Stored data
+ + + +
@@ -259,14 +261,14 @@
   unsigned long long* trace = (f.kc_trace && (int)c->rounds == f.kc_trace_round && threadIdx.x == 0) ? f.kc_trace + 8 * (size_t)b : nullptr;
 #define KC_TRACE(k) do { if (trace) trace[k] = wall_clock64(); } while (0)
   KC_TRACE(0);
-  const bool tail = last && A.star;
+  const bool tail = last && STAR;
   int work_items = 0;
   if (tail) {
     for (int w = threadIdx.x; w < (int)(sizeof(DevCtrl) / 4); w += 1024)
       reinterpret_cast<int32_t*>(&K)[w] = reinterpret_cast<const int32_t*>(c)[w];
     work_items = A.round_ctrl[2];
   }
-  if (!A.star && b == 0 && threadIdx.x < 64) {
+  if (!STAR && b == 0 && threadIdx.x < 64) {
     unsigned long long q_end = f.qclk_sh[threadIdx.x * 16], q_beg = f.qclk_sh[threadIdx.x * 16 + 1];
     const int wi = A.round_ctrl[2];
     for (int off = 32; off > 0; off >>= 1) {
@@ -431,7 +433,7 @@
   }
   __syncthreads();
   const unsigned long long wa = s_wa, we = s_we;
-  const bool defer = !A.star;
+  const bool defer = STAR ? !A.star : true;
   int e_nb = 0, e_ex = 0, e_i = 0;
   size_t e_h = 0;
   bool is_ev = false, stamped = false, posted = false;
@@ -460,36 +462,62 @@
       posted = true;
     }
   }
-  unsigned long long part = 0;
-  if ((int)threadIdx.x < b) part = kc_wait(f.wg_pub + (size_t)threadIdx.x * SFFK_PUB_WORDS + KC_ACC, seq, f.commit_seq + 6);
+  int acc_pref = 0;
   unsigned long long early[8] = {0, 0, 0, 0, 0, 0, 0, 0};
-  if (tail && (int)threadIdx.x < b)
-    for (int q = 0; q < 8; ++q) early[q] = kc_load(f.wg_pub + (size_t)threadIdx.x * SFFK_PUB_WORDS + KC_CNT + q);
-  const int acc_pref = (int)kc_block_sum(part, &s_sum);
   int fault_seen = 0;
-  if (tail && threadIdx.x == 1023) fault_seen = __hip_atomic_load(A.fault_pending, __ATOMIC_RELAXED, __HIP_MEMORY_SCOPE_AGENT);
-  if (threadIdx.x == 0) {
-    f.acc_pref[b] = acc_pref;
-    kc_publish(pub + KC_PREF, seq, (unsigned)acc_pref);
-  }
-  if (A.star && threadIdx.x < 64 && ((wa >> threadIdx.x) & 1ULL))
-    A.S.acc_sample[acc_pref + __popcll(wa & ((1ULL << threadIdx.x) - 1ULL))] = b * 64 + (int)threadIdx.x;
+  if constexpr (STAR) {
+    unsigned long long part = 0;
+    if ((int)threadIdx.x < b) part = kc_wait(f.wg_pub + (size_t)threadIdx.x * SFFK_PUB_WORDS + KC_ACC, seq, f.commit_seq + 6);
+    if (tail && (int)threadIdx.x < b)
+      for (int q = 0; q < 8; ++q) early[q] = kc_load(f.wg_pub + (size_t)threadIdx.x * SFFK_PUB_WORDS + KC_CNT + q);
+    acc_pref = (int)kc_block_sum(part, &s_sum);
+    if (tail && threadIdx.x == 1023) fault_seen = __hip_atomic_load(A.fault_pending, __ATOMIC_RELAXED, __HIP_MEMORY_SCOPE_AGENT);
+    if (threadIdx.x == 0) {
+      f.acc_pref[b] = acc_pref;
+      kc_publish(pub + KC_PREF, seq, (unsigned)acc_pref);
+    }
+    if (threadIdx.x < 64 && ((wa >> threadIdx.x) & 1ULL))
+      A.S.acc_sample[acc_pref + __popcll(wa & ((1ULL << threadIdx.x) - 1ULL))] = b * 64 + (int)threadIdx.x;
+  }
   if (clk) tk[2] = wall_clock64();
   KC_TRACE(4);
   int n_own = 0, ev_pref = 0;
-  if (f.profile && !A.star && threadIdx.x < 64) {
-    const unsigned long long wm = __ballot(is_ev && !stamped);
-    if (threadIdx.x == 0 && wm) atomicAdd(&f.qclk_sh[KH_MATE_EV], (unsigned long long)__popcll(wm));
-  }
-  if (we != 0ULL || last) {
+  int mate_pref = acc_pref;
+  if constexpr (!STAR) {
+    if (we != 0ULL) {
+      if (threadIdx.x < 64) {
+        const bool m = is_ev && !stamped;
+        int bj = b;
+        if (m) bj = (A.rec_nb[(size_t)e_i * A.nbcap + s_dk[threadIdx.x]] - Tb) >> 6;
+        const unsigned long long wm = __ballot(m), wx = __ballot(m && bj != b);
+        s_bj[threadIdx.x] = bj;
+        if (threadIdx.x == 0) {
+          s_wm = wm;
+          if (f.profile && wm) atomicAdd(&f.qclk_sh[KH_MATE_EV], (unsigned long long)__popcll(wm) | ((unsigned long long)__popcll(wx) << 32));
+        }
+      }
+      __syncthreads();
+      const unsigned long long wm = s_wm;
+      if (wm != 0ULL) {
+        unsigned long long part = 0;
+        if ((int)threadIdx.x < b) part = kc_wait(f.wg_pub + (size_t)threadIdx.x * SFFK_PUB_WORDS + KC_ACC, seq, f.commit_seq + 6);
+        for (unsigned long long m = wm; m; m &= m - 1ULL) {
+          const int e = __ffsll((long long)m) - 1;
+          const int below = (int)kc_block_sum((int)threadIdx.x < s_bj[e] ? part : 0ULL, &s_sum);
+          if ((int)threadIdx.x == e) mate_pref = below;
+        }
+      }
+    }
+  }
+  if (we != 0ULL || (STAR && last)) {
     if (is_ev && !stamped) {
       const int raw = A.rec_nb[(size_t)e_i * A.nbcap + s_dk[threadIdx.x]];
       const int j = raw - Tb, bj = j >> 6;
-      int pj = acc_pref;
+      int pj = mate_pref;
       unsigned long long wj = wa;
       if (bj != b) {
         const unsigned long long* pp = f.wg_pub + (size_t)bj * SFFK_PUB_WORDS;
-        pj = (int)kc_wait(pp + KC_PREF, seq, f.commit_seq + 6);
+        if constexpr (STAR) pj = (int)kc_wait(pp + KC_PREF, seq, f.commit_seq + 6);
         wj = (unsigned long long)kc_wait(pp + KC_WLO, seq, f.commit_seq + 6) |
              ((unsigned long long)kc_wait(pp + KC_WHI, seq, f.commit_seq + 6) << 32);
       }
@@ -547,7 +575,7 @@
       f.b_n1[at] = e_nb < e_ex ? e_nb : e_ex; f.b_n2[at] = e_nb < e_ex ? e_ex : e_nb;
       f.b_ta[at] = ta < tb ? ta : tb; f.b_tb[at] = ta < tb ? tb : ta;
       for (int q = 0; q < 6; ++q) pe6[q] = A.st.pos[6 * (size_t)e_ex + q];
-      if (A.star) {
+      if (STAR) {
         const int e = at - nb0;
         A.S.ev_sample[e] = e_i; A.S.ev_nb[e] = e_nb; A.S.ev_ex[e] = e_ex; A.S.ev_dist[e] = dist6(pn, pe6);
         f.b_dist[at] = 0.0;
@@ -558,7 +586,7 @@
     }
   }
   KC_TRACE(7);
-  if (last && !A.star && threadIdx.x == 0) {
+  if (last && !STAR && threadIdx.x == 0) {
     f.qclk_sh[KH_PASSES] = (unsigned long long)passes;
     if (clk) {
       tk[3] = wall_clock64();
@@ -586,7 +614,7 @@
   tot[7] += (unsigned long long)__popcll(we);
   const int n_acc = acc_pref + __popcll(wa), n_ev = defer ? (int)tot[7] : ev_pref + n_own;
   const bool faulted = s_ev_total != 0;
-  if (A.star && !faulted) {
+  if (STAR && !faulted) {
     for (int w = threadIdx.x; w < (int)(sizeof(DevCtrl) / 4); w += 1024)
       reinterpret_cast<int32_t*>(A.S.backup)[w] = reinterpret_cast<const int32_t*>(&K)[w];
     __syncthreads();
+ + + +
# Problem requirements:
Copy only the entries from the first line to the line with "acc_pref = 0;", each exactly as it appears.

# Solved problem:
@@ -259,14 +261,14 @@
   unsigned long long* trace = (f.kc_trace && (int)c->rounds == f.kc_trace_round && threadIdx.x == 0) ? f.kc_trace + 8 * (size_t)b : nullptr;
 #define KC_TRACE(k) do { if (trace) trace[k] = wall_clock64(); } while (0)
   KC_TRACE(0);
-  const bool tail = last && A.star;
+  const bool tail = last && STAR;
   int work_items = 0;
   if (tail) {
     for (int w = threadIdx.x; w < (int)(sizeof(DevCtrl) / 4); w += 1024)
       reinterpret_cast<int32_t*>(&K)[w] = reinterpret_cast<const int32_t*>(c)[w];
     work_items = A.round_ctrl[2];
   }
-  if (!A.star && b == 0 && threadIdx.x < 64) {
+  if (!STAR && b == 0 && threadIdx.x < 64) {
     unsigned long long q_end = f.qclk_sh[threadIdx.x * 16], q_beg = f.qclk_sh[threadIdx.x * 16 + 1];
     const int wi = A.round_ctrl[2];
     for (int off = 32; off > 0; off >>= 1) {
@@ -431,7 +433,7 @@
   }
   __syncthreads();
   const unsigned long long wa = s_wa, we = s_we;
-  const bool defer = !A.star;
+  const bool defer = STAR ? !A.star : true;
   int e_nb = 0, e_ex = 0, e_i = 0;
   size_t e_h = 0;
   bool is_ev = false, stamped = false, posted = false;
@@ -460,36 +462,62 @@
       posted = true;
     }
   }
-  unsigned long long part = 0;
-  if ((int)threadIdx.x < b) part = kc_wait(f.wg_pub + (size_t)threadIdx.x * SFFK_PUB_WORDS + KC_ACC, seq, f.commit_seq + 6);
+  int acc_pref = 0;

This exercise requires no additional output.